317. When one allows for the impossibility of expressing present knowledge in 18th century terms, one sees that "besprinkled on the way with a suitable serum" describes clearly enough what the neurons do with at least some of the hormones they produce. For example, vasopressin, mentioned above (No. 309) is combined with a much larger molecule of protein and sugar together, from which it is released when it arrives in the blood stream. Similar molecules proper to the blood then protect it until it reaches its spheres of use in the kidney and elsewhere.

318. The phrase "dry and lifeless blood" is an example of semantic difficulty. The meaning is fairly obvious though blood is not dry and it is no less living than arterial blood. As far as we can tell, it is just ordinary venous blood; and the blood sinuses are to the head what the large veins are to the body. Since the hormones in the blood stimulate so many organs to their proper activity, it is easy to conceive of the blood as life-giving in a restricted sense when it has its complement of hormones. In this sense, the hormones may be said to vivify it.

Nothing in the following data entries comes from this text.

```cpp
#ifdef FR_C4_STATS
extern "C" int fr_debug_read_c4_stats(unsigned long long *out16, int reset)
{
    hipError_t e = hipMemcpyFromSymbol(out16, HIP_SYMBOL(g_c4_stats), sizeof(g_c4_stats));
    if (e == hipSuccess && reset) {
        unsigned long long z[16] = {0};
        e = hipMemcpyToSymbol(HIP_SYMBOL(g_c4_stats), z, sizeof z);
    }
    return e == hipSuccess ? 0 : -2;
}
#endif
uint32_t cov4_wg_waves() { return C4_WAVES; }
uint32_t cov4_max_segments() { return 768u; }

template <int WLOG, int CAP, int RPL, int NS, int FILL>
static auto cov4_instance()
{
    if constexpr (FILL) return cov4_kernel<WLOG, CAP, RPL, NS, 1>;
    else return cov4_kernel<WLOG, CAP, RPL, NS>;
}

template <int WLOG, int RPL, int NS, int FILL>
static hipError_t cov4_launch_cap(const RenderArgs &a, dim3 grid, hipStream_t stream, char *name, size_t name_cap)
{
    const uint32_t kmax = (RPL == 2 && a.kmax > 16u) ? 16u : a.kmax;
    const int cap = RPL >= 16 ? 32 : (kmax <= 8 ? 8 : (kmax <= 16 ? 16 : 32));
    if (name) snprintf(name, name_cap, FILL ? "fr::cov4_kernel<%d, %d, %d, %d, 1>" : "fr::cov4_kernel<%d, %d, %d, %d>", WLOG, cap, RPL, NS);
    if (!grid.x) return hipSuccess;
    const size_t lds = (cap == 8 ? C4Lds<WLOG, RPL, NS, 8>::TOTAL : (cap == 16 ? C4Lds<WLOG, RPL, NS, 16>::TOTAL : C4Lds<WLOG, RPL, NS, 32>::TOTAL)) + a.lds_pad;
    const dim3 block(64 * C4_WAVES);
    if constexpr (RPL < 16) {
        if (cap == 8) return launch_kernel(cov4_instance<WLOG, 8, RPL, NS, FILL>(), grid, block, lds, stream, a);
        if (cap == 16) return launch_kernel(cov4_instance<WLOG, 16, RPL, NS, FILL>(), grid, block, lds, stream, a);
    }
    return launch_kernel(cov4_instance<WLOG, 32, RPL, NS, FILL>(), grid, block, lds, stream, a);
}

template <int WLOG, int NS, int FILL>
static hipError_t cov4_launch_rpl(const RenderArgs &a, uint32_t rec_cap, dim3 grid, hipStream_t stream, char *name, size_t name_cap)
{
    if (rec_cap <= 128u) return cov4_launch_cap<WLOG, 2, NS, FILL>(a, grid, stream, name, name_cap);
    if (rec_cap <= 256u) return cov4_launch_cap<WLOG, 4, NS, FILL>(a, grid, stream, name, name_cap);
    if (rec_cap > 512u) return cov4_launch_cap<WLOG, 16, NS, FILL>(a, grid, stream, name, name_cap);
    return cov4_launch_cap<WLOG, 8, NS, FILL>(a, grid, stream, name, name_cap);
}

template <int FILL>
static hipError_t cov4_launch_ns(const RenderArgs &a, uint32_t rec_cap, int ns, dim3 grid, hipStream_t stream, char *name, size_t name_cap)
{
    if (ns == 4) {
        if (a.strip_w == 256u) return cov4_launch_rpl<4, 4, FILL>(a, rec_cap, grid, stream, name, name_cap);
        if (a.strip_w == 128u) return cov4_launch_rpl<3, 4, FILL>(a, rec_cap, grid, stream, name, name_cap);
        if (a.strip_w == 64u) return cov4_launch_rpl<2, 4, FILL>(a, rec_cap, grid, stream, name, name_cap);
    } else if (ns == 2) {
        if (a.strip_w == 256u) return cov4_launch_rpl<4, 2, FILL>(a, rec_cap, grid, stream, name, name_cap);
        if (a.strip_w == 128u) return cov4_launch_rpl<3, 2, FILL>(a, rec_cap, grid, stream, name, name_cap);
        if (a.strip_w == 64u) return cov4_launch_rpl<2, 2, FILL>(a, rec_cap, grid, stream, name, name_cap);
    }
    return hipErrorInvalidValue;
}

hipError_t launch_cov4(const RenderArgs &a, uint32_t rec_cap, int ns, hipStream_t stream, bool launch, char *name, size_t name_cap, int fill)
{
    const dim3 grid(launch ? (uint32_t)((size_t)a.n_jobs * a.band_groups * a.strips) : 0u);
    if (fill) return cov4_launch_ns<1>(a, rec_cap, ns, grid, stream, name, name_cap);
    return cov4_launch_ns<0>(a, rec_cap, ns, grid, stream, name, name_cap);
}

}
```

319. At this point it is worth enduring a little repetition to see how closely the account in SD 914 (slightly rearranged) follows a modern account. The two can be interlined as follows.
S.D. 914 (The) spirits
Modern a variety of important substances (unknown in earlier times)
S.D. 914 resolved from the blood globules
Modern pass by diffusion out of the blood stream
S.D. 914 come to the cortical beginnings
Modern to the neurons where they are
S.D. 914 and being there conjoined with new spiritous essences
Modern built into minute quantities of very active chemicals (hormones)
S.D. 914  are carried down through their fibres
Modern  which pass down the axons
(S.D. 914  into the ventricles)
(Modern  not confirmed)
S.D. 914 and then through the infundibulum
Modern which are in the infundibulum
S.D. 914 and so into the pituitary gland
Modern to the pituitary gland
S.D. 914 There they are separated and
Modern Some pass directly into the blood, some control the release of other hormones
S.D. 914 by determinate paths they are carried…to the sinuses
Modern The hormones travel with the blood through the veins to the sinuses

The rest is as we think of it today.

"Animal spirit" has a wider meaning than hormones

320.In No. 316 just above, we have interpreted "spirits resolved from the blood" and "new spirituous essences" as elusive chemicals. Alden, however, seems to equate them to "animal spirits," which, he says, are "agents of the soul in the body which provide and sustain life in the body" (notes for the SSA Brain Research Project (Brown, 1979, p. 356)). Animal spirits would thus differ from hormones, each of which has a more limited function. Nevertheless the numerous processes that go on in the body which are much more complicated and interwoven than could have been imagined a short time ago, have but one objective: "namely, that material things united with spiritual things may effectuate their living a unanimous life" (SD 831). It seems reasonable to call this life "animal spirit" or "purer blood," for it appears to be the result of a general influx from the spiritual world, which influx we share with animals. It is true that SD 831 does not define "animal spirit" as the "unanimous life" of "material things united with spiritual things." But in searching for a term to cover this wide general living force or unanimous life from the influx of spiritual things into material things, we could hardly find a better expression than "animal spirit," that is to say,
the spiritual life of the body as distinct from the life of the soul. As it is also called a purer blood we must not expect to find one substance to answer to it. Rather it is the integral of many activities; an entity which comes into existence when all the material parts work harmoniously, and vanishes when they fall apart (unlike the soul of man). In The Cerebrum (See footnote 18) we have an indication of a difference between animal spirit and spirituous juice. Various fluids are put in order after the soul "in respect to perfection and presence," namely "the animal spirit; then the spirituous juice; then the red blood; afterwards the nervous juice; and lastly the grosser pituita" (Swedenborg, 1938, no. 650). Clearly there is great scope for studies of this kind, but for the present it is hoped that the small samples of the Spiritual Diary and The Cerebrum that have been looked at will provide a sufficient background for the more important study of the Arcana to which we now return.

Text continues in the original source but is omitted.